The difference in their study, they studied male factor infertility, used large number in the control group (n = 480), and they split the treated group into two subgroups according to sperm motility after (PF) treatment, while in the present study, we strict the study on NOA patients, divided randomly into two equal groups (n = 30) with no PF treatment.
In the present study, calcium ionophore treatment slightly improved ICSI outcomes only in some embryo parametrs, which suggests that not only the spermatozoa but also the oocyte plays a role in oocyte activation. It has been postulated that PLC-z is inactive inside spermatozoa, and that it is activated upon introduction into the oocyte [47]. In addition, it has been postulated that the action of the sperm factor is not a passive process, but instead depends on oocyte agents, such as sperm nucleus decondensation factor (SNDF) [48].
Even though it has been demonstrated that AOA can promote a rise in intracellular calcium concentration, which can result in higher fertilization rates, in the present study, no improvement in fertilization was found when a calcium ionophore was applied. Nevertheless, further embryonic development was found to be positively affected by AOA.
The hypothesis that Ca2++ oscillations may provide more than merely a stimulus for meiotic resumption and that they may play a role in long-term embryonic events was previously discussed [49] [50]. It has been shown that differences in Ca2++ signaling patterns can have effects not only on implantation and post-implantation development but also on long-term fetal morphology [50] and weight variation in offspring [25].
The exact mechanism by which intracellular Ca2++ influences embryonic development is not completely understood; however, it has been postulated that the calcium oscillation pattern may partly act through gene expression regulation [50].
In the study by Ebner et al., [51] Ca ionophore treatment during ICSI failed to improve fertilization rates, but instead, it improved the number of embryos going to the blastocyst formation in patients with previous embryo development problems and this is in agreements with the finding of the present study.
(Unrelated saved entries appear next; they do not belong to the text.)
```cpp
template <int AES>
constexpr int kRxWG = AES == 14 ? kQuadWG<14> : kQuadWG<10>;
template <int AES>
__global__ __launch_bounds__(kRxWG<AES>) void aes_gcm_quad_rx_kernel(const DevKey *__restrict__ keys,
                                                                 uint32_t key_cap, const qpp_rx_pkt *__restrict__ rx,
                                                                 uint32_t n, uint8_t *arena, qpp_pkt *descs_out,
                                                                 int8_t *status, uint32_t *scratch, uint32_t *perm,
                                                                 uint32_t *timeouts, uint32_t chacha, const PowTables pow) {
    uint32_t *counts = scratch + 16, *cursor = counts + key_cap, *meta = cursor + key_cap;
    WorkItem *work = (WorkItem *)(meta + 4);
#if QPP_RX_TRACE
    uint64_t ts[8] = {};
    ts[0] = __builtin_amdgcn_s_memrealtime();
#define RX_TS(i) ts[i] = __builtin_amdgcn_s_memrealtime()
#else
#define RX_TS(i) (void)0
#endif
    const uint32_t tid = threadIdx.x, nt = blockDim.x;
    const uint32_t bins = min(key_cap, kRxHistMax);
    build_qaes();
    for (uint32_t i = tid; i < bins; i += nt) lds_st32(4 * i, 0);
    if (tid == 0) lds_st32(kRxLocal, 0xffffffffu);
    __syncthreads();
    const QAes aes = make_qaes();
    RX_TS(1);
    const uint32_t P = (n + gridDim.x - 1) / gridDim.x;
    const uint32_t lo = min(n, blockIdx.x * P), hi = min(n, lo + P);
    qpp_rx_pkt r_next = lo + tid < hi ? rx[lo + tid] : qpp_rx_pkt{};
    for (uint32_t t = lo + tid; t < hi; t += nt) {
        const qpp_rx_pkt r = r_next;
        if (t + nt < hi) r_next = rx[t + nt];
        uint4 kw;
        const qpp_pkt d = rx_unprotect_one(aes, keys, key_cap, r, arena, status, t, &kw);
        if (!(d.flags & QPP_PKT_SKIP)) {
            const uint32_t cls = rx_class(kw, chacha != 0);
            if (cls < 3) {
                status[t] = kRxOpen;
                lds_add32(4 * d.key_idx, 1u);
            } else if (!(kw.w == 1 && kw.x == QPP_SUITE_TLS_CHACHA20_POLY1305_SHA256)) {
                status[t] = QPP_INTERNAL_ERROR;
            }
        }
        descs_out[t] = d;
    }
    auto bail = [&]() {
        if (tid == 0) __hip_atomic_fetch_add(timeouts, 1u, __ATOMIC_RELAXED, __HIP_MEMORY_SCOPE_AGENT);
        for (uint32_t t = lo + tid; t < hi; t += nt)
            if (status[t] == kRxOpen) status[t] = QPP_INTERNAL_ERROR;
    };
    __syncthreads();
    for (uint32_t k = tid; k < bins; k += nt) {
        const uint32_t c = lds_ld32(4 * k);
        if (c && c == hi - lo) {
            const uint32_t cls = rx_class(*(const uint4 *)(keys + k), chacha != 0);
            if ((cls == 0 && AES != 14) || (cls == 1 && AES != 10)) {
// ... 166 lines not shown
```

Measured before the change: 1065.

Finally, although the findings of this study are interesting, the present trial has some limitations, especially when the groups were done only on non-obstructive azoospermia with surgically retrieved sperms. Therefore, a well-conducted, prospective randomized study with wider types of sever male factors infertility with larger number of patients is needed to give the definitive answers.
5. Conclusion
AOA by Ca2++ ionophore didn’t improve the outcome of ICSI cycle in cases of non obstructive azoospermia in terms of fertilization, implantation and pregnancy rate.
Declaration
This study was approved from the Ethics committee, faculty of medicine, Alexandria University. The number is: 0105188.
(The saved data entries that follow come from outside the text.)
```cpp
int dkmc_xt_time_share(int nranks, int rank, int reps, double *apply_us, double *side_us , int *items_out, long long *subblocks_out);
int dkmc_xt_check_shares(int nranks, double *max_abs_diff, double *max_abs, long long *subblocks_sum, long long *items_sum, int *items_total);
int dkmc_xtb_check_product(int width, double *max_abs_diff, double *max_abs);
int dkmc_xtb_poly_coeffs(int degree, double *pc);
int dkmc_xtb_poly_rule(int m);
void dkmc_set_x_poly_auto_rows(int n0, int n1);
int dkmc_xtb_test_nstep(int m, const long long *rp, const int *ci, const double *val, const double *sc, const double *in, const double *add,
                        double ca, double cb, int form, const int *rowlist, int nlist, const int *nsrank, int ns, double *out, double *qs);
int dkmc_xtb_check_poly(int degree, int form, const double *in, double *out, double *qs);
void dkmc_debug_set_x_nmul_window(int cap_bytes, int block_rows);
int dkmc_xtb_time_poly(int degree, int reps, double *us);
typedef struct dkmc_xtb_ctrl { double rr[2]; int done_local, sharded; int done; int iters; int abort_local, aborted; int pad[2]; int xchg_timeout, pad2; } dkmc_xtb_ctrl;
int dkmc_xtb_test_gram(int m, const double *P, const double *T, const double *R, const int *nsrank, int ns, int ng, int done_word, double *gfin,
                       dkmc_xtb_ctrl *ctrl_out);
int dkmc_xtb_test_small(int it, int s, int nrg, const double *gblocks, double tol2, const dkmc_xtb_ctrl *ctrl_in, double *mats, dkmc_xtb_ctrl *ctrl_out);
int dkmc_xtb_test_step(int m, int it, const double *mats, int done_word, double *y0, double *R, double *P, const double *T, const double *sc,
                       const int *nsrank, int ns, const int *rowlist, int nlist, double *Ypanel, double *qs);
int dkmc_xtb_poly1_coeffs(int n, double *pc, double *qmin);
void dkmc_debug_set_x_poly1_degree(int n);
int dkmc_xtb_test_gram1(int m, const double *const *panels, int ng, int done_word, double *gfin);
int dkmc_xtb_test_step1(int m, int it, const double *mats, int done_word, double *y0, double *const *panels, const double *sc, const int *nsrank, int ns,
                        double *qs);
int dkmc_xtb_time_apply(int width, int variant, int reps, double *us);
int dkmc_xt_tile_census(long long *hist);
void dkmc_set_x_items(int kc);
void dkmc_debug_fail_true_residual_once(void);
int dkmc_xtb_tile_product(int width, int stored_bytes, double *out);
int dkmc_xt_get_tiles(long long *ntiles, long long *nsub, int *tiles4, double *tval);
int dkmc_xtb_time_apply_stored(int width, int stored_bytes, int reps, double *us);
int dkmc_get_x_tile_live_info(long long *info8, double *ms2);
int dkmc_debug_xtl_census_form(int form);
long long dkmc_debug_xtl_census_reread(void);
double dkmc_xtl_drop_rule(long long stored_subblocks);
// ... 47 lines not shown
```

Before: 5.266.

## Add class-coded packed neighbor multiply that drops the per-slot weight array

```diff
diff --git a/devicekmc_amd/csrc/common.h b/devicekmc_amd/csrc/common.h
--- a/devicekmc_amd/csrc/common.h
+++ b/devicekmc_amd/csrc/common.h
@@ -198,6 +198,11 @@
     int x_nmul_window = 2;
     int x_nmul_window_cap = 76 * 1024;
     int x_nmul_window_block = 320;
+    int x_nmul_coded = 2;
+    int x_nmul_coded_cap = 76 * 1024;
+    int x_nmul_coded_block = 320;
+    int x_nmul_coded_halo = 126;
+    int x_nmul_coded_list = 0;
     int x_block = 16;
     int x_format = 1;
     int current_map = 0;
diff --git a/devicekmc_amd/csrc/engine.hip b/devicekmc_amd/csrc/engine.hip
--- a/devicekmc_amd/csrc/engine.hip
+++ b/devicekmc_amd/csrc/engine.hip
@@ -110,6 +110,16 @@
     e.x_nmul_window_cap = cap_bytes < 0 ? 76 * 1024 : (cap_bytes > 76 * 1024 ? 76 * 1024 : cap_bytes);
     e.x_nmul_window_block = (block_rows >= 16 && block_rows <= 1024 && block_rows % 16 == 0) ? block_rows : 320;
 }
+void dkmc_set_x_nmul_coded(int mode) { eng().x_nmul_coded = (mode == 0 || mode == 1) ? mode : 2; }
+int dkmc_get_x_nmul_coded(void) { return eng().x_nmul_coded; }
+void dkmc_debug_set_x_nmul_lists(int cap_bytes, int block_rows, int halo_rows, int list_rows)
+{
+    Engine &e = eng();
+    e.x_nmul_coded_cap = cap_bytes < 0 ? 76 * 1024 : (cap_bytes > 76 * 1024 ? 76 * 1024 : cap_bytes);
+    e.x_nmul_coded_block = (block_rows >= 16 && block_rows <= 1024 && block_rows % 16 == 0) ? block_rows : 320;
+    e.x_nmul_coded_halo = (halo_rows >= 0 && halo_rows <= 4096) ? halo_rows : 126;
+    e.x_nmul_coded_list = 0; (void)list_rows;
+}
 void dkmc_set_x_slab(int on) { eng().x_slab = on ? 1 : 0; }
 int dkmc_get_x_slab(void) { return eng().x_slab; }
 void dkmc_set_x_slab_poly(int on) { eng().x_slab_poly = on ? 1 : 0; }
diff --git a/devicekmc_amd/csrc/nwin_plan.h b/devicekmc_amd/csrc/nwin_plan.h
--- a/devicekmc_amd/csrc/nwin_plan.h
+++ b/devicekmc_amd/csrc/nwin_plan.h
@@ -33,3 +33,25 @@
     return (n > 1 ? n : 1) * NWIN_ROW_BYTES;
 }
 NWIN_HD inline bool nwin_use(int mode, int m, int gate_rows) { return mode == 1 || (mode == 2 && m >= gate_rows); }
+
+#define NWINC_ROW_BYTES (NWIN_ROW_BYTES + 8)
+#define NWINC_CLS_SHIFT 30
+#define NWINC_COL_MASK 0x3fffffffu
+#define NWINC_MAX_ROWS (1 << 28)
+#define NWINC_BLOCK 320
+#define NWINC_HALO 126
+#define NWINC_HALO_MAX 4096
+
+NWIN_HD inline unsigned nwinc_word(int c, int cls) { return (unsigned)c | ((unsigned)cls << NWINC_CLS_SHIFT); }
+NWIN_HD inline int nwinc_col(unsigned w) { return (int)(w & NWINC_COL_MASK); }
+NWIN_HD inline int nwinc_cls(unsigned w) { return (int)(w >> NWINC_CLS_SHIFT); }
+NWIN_HD inline int nwinc_block_rows(int B) { return (B >= 16 && B <= NWIN_BLOCK_MAX && B % 16 == 0) ? B : NWINC_BLOCK; }
+NWIN_HD inline int nwinc_halo_rows(int h) { return (h >= 0 && h <= NWINC_HALO_MAX) ? h : NWINC_HALO; }
+NWIN_HD inline int nwinc_rows(int cap_bytes, int B, int halo_rows)
+{
+    const int n = cap_bytes > 0 ? cap_bytes / NWINC_ROW_BYTES : 0;
+    return n > B + 2 * halo_rows ? B + 2 * halo_rows : n;
+}
+NWIN_HD inline int nwinc_lds_bytes(int m, int B, int win_rows) { return nwin_lds_bytes(m, B, win_rows) / NWIN_ROW_BYTES * NWINC_ROW_BYTES; }
+NWIN_HD inline bool nwinc_far(unsigned w, NwinWindow W) { return nwinc_cls(w) != 0 && nwin_code(nwinc_col(w), W) < 0; }
+NWIN_HD inline bool nwinc_use(int mode, int m, int gate_rows) { return m < NWINC_MAX_ROWS && (mode == 1 || (mode == 2 && m >= gate_rows)); }
diff --git a/devicekmc_amd/csrc/xtb_precond.h b/devicekmc_amd/csrc/xtb_precond.h
--- a/devicekmc_amd/csrc/xtb_precond.h
+++ b/devicekmc_amd/csrc/xtb_precond.h
@@ -65,9 +65,10 @@
     }
     if (ok) out[(size_t)row * XB_SP + v] = xn_result(ca, av, cb, scr, s);
 }
-__global__ void k_xtb_npack_width(int m, const xrp_t *__restrict__ rp, int *__restrict__ cnt, const int *__restrict__ rowlist = nullptr)
+__global__ void k_xtb_npack_width(int m, const xrp_t *__restrict__ rp, int *__restrict__ cnt, const int *__restrict__ rowlist = nullptr, unsigned long long *tab = nullptr)
 {
     const int q = blockIdx.x * blockDim.x + threadIdx.x;
+    if (tab && q < 4) tab[q] = 0;
     if (q >= (m + 3) / 4) return;
     int w = 0;
     for (int r = 0; r < 4; ++r) {
@@ -245,6 +246,133 @@
         }
     }
 }
+__device__ __forceinline__ unsigned long long xn_readlane64(unsigned long long x, int l)
+{ return ((unsigned long long)(unsigned)__builtin_amdgcn_readlane((int)(x >> 32), l) << 32) | (unsigned)__builtin_amdgcn_readlane((int)x, l); }
+__global__ __launch_bounds__(256) void k_xtb_nclasses(int m, const xrp_t *__restrict__ rp, const int *__restrict__ ci, const double *__restrict__ val, unsigned long long *tab)
+{
+    const int q = blockIdx.x * 4 + (threadIdx.x >> 6), lane = threadIdx.x & 63;
+    if (q >= (m + 3) / 4 || __hip_atomic_load(tab + 3, __ATOMIC_RELAXED, __HIP_MEMORY_SCOPE_AGENT) != 0) return;
+    unsigned long long k[3];
+    for (int j = 0; j < 3; ++j) k[j] = __hip_atomic_load(tab + j, __ATOMIC_RELAXED, __HIP_MEMORY_SCOPE_AGENT);
+    bool over = false;
+    for (int r = 0; r < 4 && !over; ++r) {
+        const int row = 4 * q + r; if (row < 2 || row >= m) continue;
+        const xrp_t p1 = rp[row + 1];
+        for (xrp_t base = rp[row]; base < p1 && !over; base += 64) {
+            const xrp_t p = base + lane;
+            const int c = p < p1 ? ci[p] : -1;
+            const bool inN = c >= 2 && c != row;
+            const unsigned long long b = inN ? (unsigned long long)__double_as_longlong(val[p]) : 0ull;
+            if (__ballot(inN && (b << 1) == 0) != 0) { over = true; break; }
+            bool pend = inN && b != k[0] && b != k[1] && b != k[2];
+            for (unsigned long long mask = __ballot(pend); mask != 0 && !over; mask = __ballot(pend)) {
+                const int lead = __ffsll((long long)mask) - 1;
+                const unsigned long long bl = xn_readlane64(b, lead);
+                if (lane == lead) {
+                    bool found = false;
+                    for (int j = 0; j < 3 && !found; ++j) {
+                        if (k[j] == 0) k[j] = __hip_atomic_load(tab + j, __ATOMIC_RELAXED, __HIP_MEMORY_SCOPE_AGENT);
+                        if (k[j] == 0) { const unsigned long long o = atomicCAS(tab + j, 0ull, bl); k[j] = o == 0 ? bl : o; }
+                        found = k[j] == bl;
+                    }
+                }
+                for (int j = 0; j < 3; ++j) k[j] = xn_readlane64(k[j], lead);
+                over = bl != k[0] && bl != k[1] && bl != k[2];
+                pend = pend && b != bl;
+            }
+        }
+    }
+    if (over && lane == 0) __hip_atomic_store(tab + 3, 1ull, __ATOMIC_RELAXED, __HIP_MEMORY_SCOPE_AGENT);
+}
+__global__ __launch_bounds__(256) void k_xtb_npackc(int m, const xrp_t *__restrict__ rp, const int *__restrict__ ci, const double *__restrict__ val,
+                                                    const long long *__restrict__ off, unsigned *__restrict__ pcw, unsigned long long gb0, unsigned long long gb1,
+                                                    int B, int win_rows, int *__restrict__ farcnt)
+{
+    const int q = blockIdx.x * 4 + (threadIdx.x >> 6), lane = threadIdx.x & 63;
+    if (q >= (m + 3) / 4) return;
+    const NwinWindow W = nwin_window(m, B, win_rows, 4 * q / B);
+    const long long o0 = off[q], n = off[q + 1] - o0;
+    int far = 0;
+    for (long long i = lane; i < n; i += 64) {
+        const int r = (int)(i & 3), k = (int)(i >> 2), row = 4 * q + r;
+        const bool atom = row >= 2 && row < m;
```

Written informed consent for publication of their clinical details and/or clinical images was obtained from the patient. A copy of the consent form is available for review by the Editor of this journal.
The datasets used and/or analysed during the current study are available from the corresponding author on reasonable request.
Funds
Personal.
Authors’ Contributions
ME analyzed and interpreted the patient data regarding the ICSI cycle parameters. EK, YO, SM and ME performed the ovarian stimulation, patients follow-up, ovum pick up and embryo transfer. ME and YO were contributors in writing the manuscript. All authors read and approved the final manuscript.
Acknowledgements
Madina and repro IVF centers embryology team for assistance in the work.